Improvements in the creation of law and programs with improved sensitivity to and knowledge of territorial realities have been obvious throughout the long history of the devolution of authorities to the territorial government level. A prime example of these improvements in the resource management field has been the transfer of forest management responsibilities to the GNWT. A host of opportunities for continuing improvements will come about as a result of the Bill C-15 devolution of powers.
As landowners and developers, NWTAC member communities will benefit from the transfer of federal lands to territorial control and in future will be able to deal with one management authority for lands outside municipal boundaries. Municipalities expect to benefit in areas where there is an overlap of authorities between federal laws or in instances where the sound administration of municipal law is affected by federal legislation that is difficult to change.

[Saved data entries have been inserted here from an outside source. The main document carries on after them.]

class FfnDesc(C.Structure):
    _fields_ = [("A", C.c_void_p), ("W1", C.c_void_p), ("W2", C.c_void_p), ("H", C.c_void_p), ("C", C.c_void_p),
                ("bias1", C.c_void_p), ("bias2", C.c_void_p), ("gate", C.c_void_p), ("gate_bits_out", C.c_void_p),
                ("gate_bits_in", C.c_void_p), ("residual", C.c_void_p),
                ("state", C.c_void_p),
                ("lda", C.c_int64), ("ldh", C.c_int64), ("ldc", C.c_int64), ("ldg", C.c_int64), ("ldr", C.c_int64),
                ("M", C.c_int32), ("F", C.c_int32), ("act1", C.c_int32), ("dtype", C.c_int32),
                ("drop_h_p", C.c_float), ("drop_c1_p", C.c_float), ("drop_c2_p", C.c_float),
                ("drop_h_site", C.c_uint32), ("drop_c1_site", C.c_uint32), ("drop_c2_site", C.c_uint32),
                ("gate_scale", C.c_float),
                ("ln_gamma", C.c_void_p), ("ln_beta", C.c_void_p), ("ln_out", C.c_void_p), ("ln_stats", C.c_void_p)]


class LnBwdProjDesc(C.Structure):
    _fields_ = [("dy", C.c_void_p), ("x", C.c_void_p), ("stats", C.c_void_p), ("gamma", C.c_void_p), ("W_frag", C.c_void_p),
                ("dx", C.c_void_p), ("dx_drop", C.c_void_p), ("dC", C.c_void_p), ("partial", C.c_void_p), ("state", C.c_void_p),
                ("M", C.c_int32), ("d_model", C.c_int32), ("dtype", C.c_int32), ("partial_capacity_blocks", C.c_int32),
                ("drop1_p", C.c_float), ("drop2_p", C.c_float), ("drop1_site", C.c_uint32), ("drop2_site", C.c_uint32)]


class AttnBlockDesc(C.Structure):
    _fields_ = [("x", C.c_void_p), ("wqkv_frag", C.c_void_p), ("wo_frag", C.c_void_p), ("bqkv", C.c_void_p), ("bo", C.c_void_p),
                ("qkv", C.c_void_p), ("ctx", C.c_void_p), ("lse", C.c_void_p), ("r1", C.c_void_p), ("state", C.c_void_p),
                ("NB", C.c_int32), ("S", C.c_int32), ("d_model", C.c_int32), ("num_heads", C.c_int32), ("dtype", C.c_int32),
                ("attn_drop_p", C.c_float), ("out_drop_p", C.c_float), ("attn_drop_site", C.c_uint32), ("out_drop_site", C.c_uint32),
                ("ln_gamma", C.c_void_p), ("ln_beta", C.c_void_p), ("ln_out", C.c_void_p), ("ln_stats", C.c_void_p)]


class PackEntry(C.Structure):
    _fields_ = [("src", C.c_uint64), ("dst", C.c_uint64), ("rows", C.c_int32), ("cols", C.c_int32), ("ldd", C.c_int32),
                ("mode", C.c_int32), ("blk0", C.c_int32), ("nblk", C.c_int32)]


class PackEntryEx(C.Structure):
    _fields_ = [("src", C.c_uint64), ("dst", C.c_uint64), ("rows", C.c_int32), ("cols", C.c_int32), ("ldd", C.c_int32),
                ("mode", C.c_int32), ("blk0", C.c_int32), ("nblk", C.c_int32), ("p0", C.c_int32), ("p1", C.c_int32),
                ("p2", C.c_int32), ("p3", C.c_int32), ("src_elems", C.c_int64), ("dst_elems", C.c_int64)]


class TNProblem(C.Structure):
    _fields_ = [("dY", C.c_uint64), ("X", C.c_uint64), ("partial", C.c_uint64), ("ldy", C.c_int64), ("ldx", C.c_int64),
                ("N", C.c_int32), ("K", C.c_int32), ("part_rows", C.c_int32), ("has_bias", C.c_int32), ("blk0", C.c_int32),
                ("_pad", C.c_int32)]


class ReduceEntry(C.Structure):
    _fields_ = [("partial", C.c_uint64), ("out", C.c_uint64), ("n", C.c_int64), ("stride", C.c_int64),
                ("splits", C.c_int32), ("blk0", C.c_int32)]


class GemmTNDesc(C.Structure):
    _fields_ = [("dY", C.c_void_p), ("X", C.c_void_p), ("partial", C.c_void_p), ("y", RowMap), ("x", RowMap),
                ("M", C.c_int32), ("N", C.c_int32), ("K", C.c_int32), ("splits", C.c_int32), ("dtype", C.c_int32),
                ("x_tile_stride", C.c_int64), ("part_rows", C.c_int32), ("has_bias", C.c_int32), ("tile", C.c_int32)]


_P, _I, _L, _F, _U = C.c_void_p, C.c_int, C.c_int64, C.c_float, C.c_uint32

SIGNATURES = {
    "eg_device_info": [C.POINTER(C.c_int), C.c_char_p, _I],
    "eg_window_pack": [_P, _P, _I, _I, _I, _I, _I, _I, _I, _P],
    "eg_pack_table": [_P, _I, _I, _I, _P],
    "eg_pack_table_ex_check": [_P, _I, _I, C.POINTER(C.c_int)],
    "eg_pack_table_ex": [_P, _I, _I, _I, _P],
    "eg_cast": [_P, _P, _L, _I, _P],
    "eg_transpose_cast": [_P, _P, _I, _I, _I, _I, _P],
    "eg_pack_conv_weight": [_P, _P, _I, _I, _I, _I, _I, _I, _P],
    "eg_pack_convT_weight": [_P, _P, _I, _I, _I, _I, _I, _P],
    "eg_gemm_nt": [C.POINTER(GemmDesc), _P],
    "eg_gemm_nt_route": [C.POINTER(GemmDesc)],
    "eg_ffn_chain": [C.POINTER(FfnDesc), _P],
    "eg_ln_bwd_proj": [C.POINTER(LnBwdProjDesc), _P],
    "eg_ln_bwd_proj_blocks": [_I],
    "eg_attn_block_fwd": [C.POINTER(AttnBlockDesc), _P],
    "eg_attn_block_ok": [_I, _I, _I, _I],
    "eg_gemm_tn": [C.POINTER(GemmTNDesc), _P],
    "eg_reduce_partials": [_P, _P, _L, _I, _L, _I, _P],
    "eg_gemm_tn_grouped": [_P, _I, _I, _I, _I, _I, _P],
    "eg_gemm_tn_grouped256": [_P, _I, _I, _I, _I, _I, _P],
    "eg_reduce_table": [_P, _I, _I, _P],
    "eg_unpack_conv_wgrad": [_P, _P, _I, _I, _I, _I, _I, _I, _P],
    "eg_colsum": [_P, RowMap, _I, _I, _P, _I, _I, _P],
    "eg_layernorm_fwd": [_P, _P, _P, _P, _P, _I, _I, _I, _P],
    "eg_layernorm_bwd": [_P, _P, _P, _P, _P, _P, _P, _I, _I, _I, _I, _I, _F, _U, _F, _U, _P, _P],
    "eg_attention_fwd": [_P, _P, _P, _I, _I, _I, _I, _I, _F, _U, _P, _P],
    "eg_attention_bwd": [_P, _P, _P, _P, _P, _I, _I, _I, _I, _I, _F, _U, _P, _P],
    "eg_window_normalize": [_P, _P, _P, _I, _I, _I, _I, _P],
    "eg_attention_probs": [_P, _P, _P, _I, _I, _I, _I, _I, _P],
    "eg_attention_long_fwd": [_P, _P, _P, _I, _I, _I, _I, _I, _F, _U, _P, _P],
    "eg_attention_long_bwd": [_P, _P, _P, _P, _P, _I, _I, _I, _I, _I, _F, _U, _P, _P, _L, _P],
    "eg_attention_long_probs": [_P, _P, _P, _I, _I, _I, _I, _I, _P],
    "eg_rows_bcast_f32": [_P, _P, _P, _I, _I, _I, _I, _I, _I, _I, _P],
    "eg_rows_copy": [_P, _I, _I, _I, _I, _I, _I, _I, _I, _P],
    "eg_pool_fuse_fwd": [_P, _P, _P, _P, _P, _P, _P, _I, _I, _I, _I, _I, _I, _I, _P],
    "eg_pool_fuse_bwd": [_P, _P, _P, _P, _P, _P, _P, _P, _I, _I, _I, _I, _I, _I, _I, _P],
    "eg_classifier_ce_fwd": [_P, _P, _P, _P, _P, _P, _P, _I, _I, _I, _I, _P],
    "eg_classifier_ce_bwd": [_P, _P, _P, _P, _P, _P, _P, _P, _P, _P, _I, _I, _I, _I, _F, _I, _P],
    "eg_batch_rowsum": [_P, _P, _I, _I, _I, _I, _I, _P],
    "eg_rows_gather_gate": [_P, _P, _P, RowMap, _I, _I, _I, _I, _I, _I, _F, _I, _P],
    "eg_heads_fwd": [_P, _P, _P, _P, _P, _P, _P, _P, _P, _P, _P, _P, _P, _P, _I, _I, _I, _F, _U, _P, _I, _P],
    "eg_classifier_ce_bwd_fused": [_P, _P, _P, _P, _P, _P, _P, _P, _P, _P, _I, _I, _I, _I, _F, _I, _P],
    "eg_heads_bwd_chain": [_P, _P, _P, _P, _P, _P, _P, _P, _I, _I, _I, _P],
    "eg_heads_bwd_pool": [_P, _P, _P, _P, _P, _P, _P, _P, _P, _P, _P, _I, _I, _I, _I, _I, _I, _I, _P],
    "eg_token_grad_tail": [_P, _P, _P, RowMap, _P, _P, _I, _I, _I, _I, _I, _F, _I, _P],
    "eg_grad_sqnorm": [_P, _L, _P, _I, _P],
    "eg_grad_accumulate": [_P, _P, _L, _I, _P, _I, _P],
    "eg_clip_coef": [_P, _I, _F, _P, _P],
    "eg_grad_sqnorm_clip": [_P, _L, _P, _I, _F, _P, _P, _P],
    "eg_adamw": [_P, _P, _P, _P, _L, _F, _F, _F, _F, _P, _P],
    "eg_fill_f32": [_P, _L, _F, _P],
    "eg_adamw_group": [_P, _P, _P, _P, _L, _F, _F, _F, _F, _F, _P, _P],
    "eg_set_step_state": [_P, _U, _U, _F, _F, _F, _F, _I, _F, _I, _P],
    "eg_scaler_update": [_P, _F, _F, _I, _P],
    "eg_aux_symmetry": [_P, _P, _P, _P, _P, _I, _I, _P],
    "eg_aux_infonce": [_P, _P, _P, _F, _P, _P, _P, _P, _P, _I, _I, _P],
    "eg_aux_supcon": [_P, _P, _F, _P, _P, _P, _I, _I, _P],
    "eg_fuzzy_gate_fwd": [_P, _P, _P, _P, _P, _I, _I, _I, _F, _F, _F, _P],
    "eg_fusion_loop_loss": [_P, _P, _P, _P, _P, _P, _P, _P, _P, _P, _I, _I, _I, _F, _F, _F, _F, _F, _F, _P, _P],
    "eg_fuzzy_gate_bwd": [_P, _P, _P, _P, _P, _P, _P, _P, _I, _I, _I, _F, _F, _F, _P],
    "eg_ibs_analytic": [_P, _P, _P, _P, _P, _I, _I, _F, _I, _P, _P, _I, _P],
    "eg_ibs_pairs": [_P, _P, _P, _P, _P, _I, _I, _I, _F, _I, _P, _P, _I, _P],
    "eg_ibs_scalar": [_P, _P, _P, _P, _I, _I, _I, _F, _I, _P, _P, _I, _I, _I, _I, _P],
    "eg_affine_grad": [_P, _P, _P, _I, _I, _I, _I, _P],
    "eg_ibs_inorm": [_P, _P, _P, _P, _P, _P, _I, _I, _I, _I, _I, _I, _P],
    "eg_gelu_fwd": [_P, _P, _L, _I, _F, _U, _P, _P],
    "eg_gelu_bwd": [_P, _P, _P, _L, _I, _F, _U, _P, _P],
    "eg_stft_logmag": [_P, _P, _P, _I, _I, _I, _I, _I, _P],
    "eg_spec_conv1_fwd": [_P, _P, _P, _P, _I, _I, _I, _I, _P],
    "eg_spec_conv1_bwd": [_P, _P, _P, _P, _P, _I, _I, _I, _I, _P],
    "eg_spec_avgpool_fwd": [_P, _P, _I, _I, _I, _I, _P],
    "eg_spec_avgpool_bwd": [_P, _P, _P, _I, _I, _I, _I, _P],
    "eg_pack_conv2d_weight": [_P, _P, _I, _I, _I, _I, _P],
    "eg_unpack_conv2d_wgrad": [_P, _P, _I, _I, _I, _P],
    "eg_conv2d_wgrad_flat": [_P, _P, _P, _P, _L, _L, _I, _I, _I, _P],
    "eg_conv2d_wgrad_flat_splits": [_L, _I],
    "eg_conv2d_flat": [_P, _P, _P, _P, _L, _L, _I, _I, _I, _I, _I, _I, _I, _P],
}
_lib = None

For example NWTAC members have long voiced concern by resolution with legislative provisions to allow for the staking of mineral claims within communities. The concentration of authority for both mining law and land law under one government authority is expected to provide a more responsive and coordinated forum for the resolution of these and similar issues. This is just one example of the benefits expected from the concentration of legislative and program authority within one government.
Coordination in the planning and development of major infrastructure, such as integration in the development and management of territorial and municipal road systems, will be enhanced. With the transfer of funding program resources and responsibilities to the territorial government, more locally coordinated arrangements for planning and development of major intra-territorial capital projects will be possible.

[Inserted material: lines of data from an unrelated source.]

__device__ __forceinline__ void mbar_init(uint64_t* bar, uint32_t count) {
    asm volatile("mbarrier.init.shared::cta.b64 [%0], %1;" ::"r"(smem_u32(bar)), "r"(count));
}
__device__ __forceinline__ void mbar_expect_tx(uint64_t* bar, uint32_t bytes) {
    asm volatile("mbarrier.arrive.expect_tx.shared::cta.b64 _, [%0], %1;" ::"r"(smem_u32(bar)), "r"(bytes) : "memory");
}
__device__ __forceinline__ void mbar_arrive(uint64_t* bar) {
    asm volatile("mbarrier.arrive.shared::cta.b64 _, [%0];" ::"r"(smem_u32(bar)) : "memory");
}
static __device__ __noinline__ void mbar_timeout() {
    printf("nb200: mbarrier wait timed out (block %d,%d thread %d)\n", blockIdx.x, blockIdx.y, threadIdx.x);
    __trap();
}
__device__ __forceinline__ void mbar_wait(uint64_t* bar, uint32_t parity) {
    const uint32_t addr = smem_u32(bar);
    uint32_t done = 0;
#pragma unroll 1
    for (uint32_t it = 0; it < (1u << 18); ++it) {
        asm volatile(
            "{\n\t.reg .pred p;\n\t"
            "mbarrier.try_wait.parity.shared::cta.b64 p, [%1], %2, %3;\n\t"
            "selp.u32 %0, 1, 0, p;\n\t}"
            : "=r"(done) : "r"(addr), "r"(parity), "r"(20000u) : "memory");
        if (done) return;
    }
    mbar_timeout();
}
__device__ __forceinline__ void fence_barrier_init() {
    asm volatile("fence.mbarrier_init.release.cluster;" ::: "memory");
    asm volatile("fence.proxy.async.shared::cta;" ::: "memory");
}
__device__ __forceinline__ void tma_load_5d(const CUtensorMap* map, uint64_t* bar, void* dst, int c0, int c1, int c2, int c3, int c4) {
    asm volatile(
        "cp.async.bulk.tensor.5d.shared::cluster.global.tile.mbarrier::complete_tx::bytes [%0], [%1, {%3, %4, %5, %6, %7}], [%2];"
        ::"r"(smem_u32(dst)), "l"(map), "r"(smem_u32(bar)), "r"(c0), "r"(c1), "r"(c2), "r"(c3), "r"(c4) : "memory");
}
__device__ __forceinline__ void tma_load_2d(const CUtensorMap* map, uint64_t* bar, void* dst, int c0, int c1) {
    asm volatile(
        "cp.async.bulk.tensor.2d.shared::cluster.global.tile.mbarrier::complete_tx::bytes [%0], [%1, {%3, %4}], [%2];"
        ::"r"(smem_u32(dst)), "l"(map), "r"(smem_u32(bar)), "r"(c0), "r"(c1) : "memory");
}
__device__ __forceinline__ void tma_load_4d(const CUtensorMap* map, uint64_t* bar, void* dst, int c0, int c1, int c2, int c3) {
    asm volatile(
        "cp.async.bulk.tensor.4d.shared::cluster.global.tile.mbarrier::complete_tx::bytes [%0], [%1, {%3, %4, %5, %6}], [%2];"
        ::"r"(smem_u32(dst)), "l"(map), "r"(smem_u32(bar)), "r"(c0), "r"(c1), "r"(c2), "r"(c3) : "memory");
}
__device__ __forceinline__ void tma_store_4d(const CUtensorMap* map, const void* src, int c0, int c1, int c2, int c3) {
    asm volatile("cp.async.bulk.tensor.4d.global.shared::cta.tile.bulk_group [%0, {%2, %3, %4, %5}], [%1];"
                 ::"l"(map), "r"(smem_u32(src)), "r"(c0), "r"(c1), "r"(c2), "r"(c3) : "memory");
}
__device__ __forceinline__ void tma_store_2d(const CUtensorMap* map, const void* src, int c0, int c1) {
    asm volatile("cp.async.bulk.tensor.2d.global.shared::cta.tile.bulk_group [%0, {%2, %3}], [%1];"
                 ::"l"(map), "r"(smem_u32(src)), "r"(c0), "r"(c1) : "memory");
}
__device__ __forceinline__ void tma_store_commit() { asm volatile("cp.async.bulk.commit_group;" ::: "memory"); }
__device__ __forceinline__ void tma_store_wait_read() { asm volatile("cp.async.bulk.wait_group.read 0;" ::: "memory"); }
__device__ __forceinline__ void fence_async_smem() { asm volatile("fence.proxy.async.shared::cta;" ::: "memory"); }
__device__ __forceinline__ void consumer_bar_sync() { asm volatile("bar.sync 1, 256;" ::: "memory"); }
__device__ __forceinline__ void tma_prefetch_desc(const CUtensorMap* map) {
    asm volatile("prefetch.tensormap [%0];" ::"l"(map) : "memory");
}
__device__ __forceinline__ bool elect_one() {
    uint32_t pred;
    asm volatile(
        "{\n\t.reg .pred p;\n\t"
        "elect.sync _|p, 0xffffffff;\n\t"
        "selp.u32 %0, 1, 0, p;\n\t}"
        : "=r"(pred));
    return pred != 0;
}
__device__ __forceinline__ void wgmma_fence() { asm volatile("wgmma.fence.sync.aligned;" ::: "memory"); }
__device__ __forceinline__ void wgmma_commit() { asm volatile("wgmma.commit_group.sync.aligned;" ::: "memory"); }
template <int N>
__device__ __forceinline__ void wgmma_wait() { asm volatile("wgmma.wait_group.sync.aligned %0;" ::"n"(N) : "memory"); }
template <int K>
__device__ __forceinline__ void wgmma_fence_operands(float (&d)[K]) {
#pragma unroll
    for (int j = 0; j < K; ++j) asm volatile("" : "+f"(d[j])::"memory");
}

Municipalities also look forward to the increase in revenue flowing to the territorial government, which is the supplier of the majority of the municipal funding. With increased territorial revenues, our member communities look forward to the prospect of increased territorial capacity to meet municipal fiscal needs. The NWTAC and our member municipalities enjoy a very positive and constructive working relationship with the Government of the Northwest Territories. With the vesting of resource management authority at the territorial level, the NWTAC and our municipalities will continue to build cooperation for the improvement of services to our citizens.

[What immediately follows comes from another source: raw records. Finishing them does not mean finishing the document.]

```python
def debug_pack(problem):
    cap = (problem.n_obs // 200 + problem.n_pt // 8 + 8) * 256 + problem.n_obs * 2
    sizes = np.zeros(6, np.int64)
    out = dict(slot_cam=np.zeros(cap, np.int32), slot_pt=np.zeros(cap, np.int32), slot_run=np.zeros(cap, np.int16),
               slot_flags=np.zeros(cap, np.uint8), xy=np.zeros(cap * 2), slot_orig=np.zeros(cap, np.int64),
               pk2caller=np.zeros(max(problem.n_pt, 1), np.int32), tile_pt_begin=np.zeros(cap // 256 + 2, np.int32),
               tile_nruns=np.zeros(cap // 256 + 2, np.int32), tile_flags=np.zeros(cap // 256 + 2, np.uint8),
               mask=np.zeros(problem.n_cam * 6 + problem.n_group * 10))
    st = problem.as_struct()
    P = C.POINTER
    rc = lib().tba_debug_pack(C.byref(st), cap, sizes.ctypes.data_as(P(C.c_int64)), out["slot_cam"].ctypes.data_as(P(C.c_int32)),
                              out["slot_pt"].ctypes.data_as(P(C.c_int32)), out["slot_run"].ctypes.data_as(P(C.c_int16)),
# ... 103 lines not shown
    def download(self, problem=None):
        problem = problem or self._problem
        st = problem.as_struct()
        self._check(lib().tba_download(self._h, C.byref(st)))

    def filter_tracks(self, max_inlier_reprojection_error, min_triangulation_angle_degrees):
        n = self._problem.n_pt
        status = np.zeros(max(n, 1), np.uint8); mean = np.zeros(max(n, 1))
        nb, ni = C.c_int32(), C.c_int32()
        self._check(lib().tba_filter_tracks(self._h, max_inlier_reprojection_error, min_triangulation_angle_degrees,
                                            status.ctypes.data_as(C.POINTER(C.c_uint8)), _dp(mean), C.byref(nb), C.byref(ni)))
        return status[:n], mean[:n], nb.value, ni.value

    def adjust_tracks(self, options):
        n = max(self._problem.n_pt, 1)
        status = np.zeros(n, np.uint8); ic = np.zeros(n); fc = np.zeros(n); nf = C.c_int32()
        self._check(lib().tba_adjust_tracks(self._h, C.byref(options), status.ctypes.data_as(C.POINTER(C.c_uint8)), _dp(ic), _dp(fc), C.byref(nf)))
        n = self._problem.n_pt
        return status[:n], ic[:n], fc[:n], nf.value

    def adjust_views(self, options, views):
        v = np.ascontiguousarray(views, dtype=np.int32).reshape(-1)
        n = len(v)
        status = np.zeros(max(n, 1), np.uint8); ic = np.zeros(max(n, 1)); fc = np.zeros(max(n, 1)); it = np.zeros(max(n, 1), np.int32)
        self._check(lib().tba_adjust_views(self._h, C.byref(options), v.ctypes.data_as(C.POINTER(C.c_int32)), n,
                                           status.ctypes.data_as(C.POINTER(C.c_uint8)), _dp(ic), _dp(fc), it.ctypes.data_as(C.POINTER(C.c_int32))))
        return status[:n], ic[:n], fc[:n], it[:n]

    def estimate_tracks(self, options, max_reprojection_error_pixels=5.0, min_triangulation_angle_degrees=3.0, bundle_adjustment=True):
        status = np.zeros(max(self._problem.n_pt, 1), np.uint8); counts = np.zeros(5, np.int32)
        self._check(lib().tba_estimate_tracks(self._h, C.byref(options), max_reprojection_error_pixels, min_triangulation_angle_degrees,
                                              int(bundle_adjustment), status.ctypes.data_as(C.POINTER(C.c_uint8)),
                                              counts.ctypes.data_as(C.POINTER(C.c_int32))))
        return status[:self._problem.n_pt], counts

    def two_view_ba_batch(self, batch):
        n = max(batch.n_pairs, 1)
        term = np.zeros(n, np.uint8); ic = np.zeros(n); fc = np.zeros(n); it = np.zeros(n, np.int32)
        st = batch.as_struct()
        self._check(lib().tba_two_view_ba_batch(self._h, C.byref(st), term.ctypes.data_as(C.POINTER(C.c_uint8)), _dp(ic), _dp(fc),
                                                it.ctypes.data_as(C.POINTER(C.c_int32))))
        n = batch.n_pairs
        return term[:n], ic[:n], fc[:n], it[:n]

    def reset_parameters(self, problem):
        st = problem.as_struct()
        self._check(lib().tba_reset_parameters(self._h, C.byref(st)))

    def set_max_iterations(self, n):
        self._check(lib().tba_set_max_iterations(self._h, int(n)))

    def set_profiling(self, enable=True):
        self._check(lib().tba_set_profiling(self._h, int(enable)))

    def profile(self):
        out = np.zeros(8)
        self._check(lib().tba_get_profile(self._h, _dp(out)))
        return dict(matvec_ms=out[0], matvec_launches=int(out[1]), linearize_ms=out[2], linearize_launches=int(out[3]),
                    slots=int(out[4]), observations=int(out[5]), points=int(out[6]), doubles_per_obs=int(out[7]))

    STAGES = ("matvec", "linearize", "precond_ext", "precond_intr", "rhs", "backsub", "candidate_cost", "prepare_fused")

    def profile_stages(self):
        out = np.zeros(16)
        self._check(lib().tba_get_profile_stages(self._h, _dp(out)))
        return {k: {"ms": float(out[2 * i]), "launches": int(out[2 * i + 1])} for i, k in enumerate(self.STAGES)}

    def linearize(self):
        c = C.c_double()
        rc = lib().tba_debug_linearize(self._h, C.byref(c))
        return rc == 0, c.value

    def linearize_raw(self, tile_kernel=False):
        sizes = np.zeros(4, np.int64)
        self._check(lib().tba_debug_linearize_raw(self._h, int(tile_kernel), sizes.ctypes.data_as(C.POINTER(C.c_int64)), None, None, None, None, None))
        n_slots, nj, n_pt, ncs = (int(v) for v in sizes)
        J, res = np.zeros((n_slots // 32, nj, 32)), np.zeros((n_slots // 32, 2, 32))
        Hpp, gp, lin = np.zeros((n_pt, 10)), np.zeros((n_pt, 4)), np.zeros(2 * ncs + 3)
        self._check(lib().tba_debug_linearize_raw(self._h, int(tile_kernel), sizes.ctypes.data_as(C.POINTER(C.c_int64)),
                                                  _dp(J), _dp(res), _dp(Hpp), _dp(gp), _dp(lin)))
        return dict(J=J, res=res, Hpp=Hpp, gp=gp, g=lin[:ncs], cn=lin[ncs:2 * ncs], cost=lin[2 * ncs], fixed=lin[2 * ncs + 1],
                    failed=lin[2 * ncs + 2])

    STREAM_KERNELS = ("linearize", "prepare", "matvec", "rhs_backsub")

    def stream_launch(self):
        out = np.zeros(16, np.int32)
        self._check(lib().tba_debug_stream_launch(self._h, out.ctypes.data_as(C.POINTER(C.c_int32))))
        d = dict(n_sm=int(out[0]), n_slices=int(out[1]), imask=int(out[2]), has_ext_models=bool(out[3]))
        for k, name in enumerate(self.STREAM_KERNELS):
            d[name] = dict(grid=int(out[4 + 3 * k]), NW=int(out[5 + 3 * k]), NS=int(out[6 + 3 * k]))
        return d

    def prepare_linear_system(self, radius):
        return lib().tba_debug_prepare_linear_system(self._h, radius) == 0

    def schur_matvec(self, x_cam, x_intr):
        x_cam = np.ascontiguousarray(x_cam, np.float64); x_intr = np.ascontiguousarray(x_intr, np.float64)
        y_cam = np.zeros_like(x_cam); y_intr = np.zeros_like(x_intr)
        self._check(lib().tba_debug_schur_matvec(self._h, _dp(x_cam), _dp(x_intr), _dp(y_cam), _dp(y_intr)))
        return y_cam, y_intr

    def solve_linear_system(self):
        it, m = C.c_int32(), C.c_double()
        rc = lib().tba_debug_solve_linear_system(self._h, C.byref(it), C.byref(m))
        return rc == 0, it.value, m.value

    def evaluate_step(self):
        c = C.c_double()
        rc = lib().tba_debug_evaluate_step(self._h, C.byref(c))
        return rc == 0, c.value

    def read(self, which):
        p = self._problem
        n = {_abi.VEC_GRADIENT_CAM: p.n_cam * 6, _abi.VEC_GRADIENT_INTR: p.n_group * 10, _abi.VEC_GRADIENT_PT: p.n_pt * 4,
             _abi.VEC_COLNORM2_CAM: p.n_cam * 6, _abi.VEC_COLNORM2_INTR: p.n_group * 10, _abi.VEC_COLNORM2_PT: p.n_pt * 4,
             _abi.VEC_RESIDUALS: p.n_obs * 2, _abi.VEC_SCHUR_RHS_CAM: p.n_cam * 6, _abi.VEC_SCHUR_RHS_INTR: p.n_group * 10,
             _abi.VEC_PRECOND_CAM: p.n_cam * 36, _abi.VEC_PRECOND_INTR: p.n_group * 100, _abi.VEC_STEP_CAM: p.n_cam * 6,
             _abi.VEC_STEP_INTR: p.n_group * 10, _abi.VEC_STEP_PT: p.n_pt * 4}[which]
        out = np.zeros(n)
        self._check(lib().tba_debug_read(self._h, which, _dp(out), n))
        return out
```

Regarding the proposed C-15 arrangements for changes to environmental legislation, the NWTAC supports the continuing and responsible improvements of environmental processes and protections. As the advocate of municipal government interests, the NWTAC places a priority upon the ability of environmental processes to respect and be responsive to local and regional interests. The proposals contained in Bill C-15 are of critical importance to the future of public government in the Northwest Territories. They are the latest stage in the historic development of the Northwest Territories toward full responsible government.
I congratulate and thank the committee for ensuring that a portion of these deliberations have taken place here in the NWT and that our citizens have had the opportunity to present their views for your thoughtful consideration.
On behalf of the NWTAC and its membership, I thank you and wish you well and safe travels home.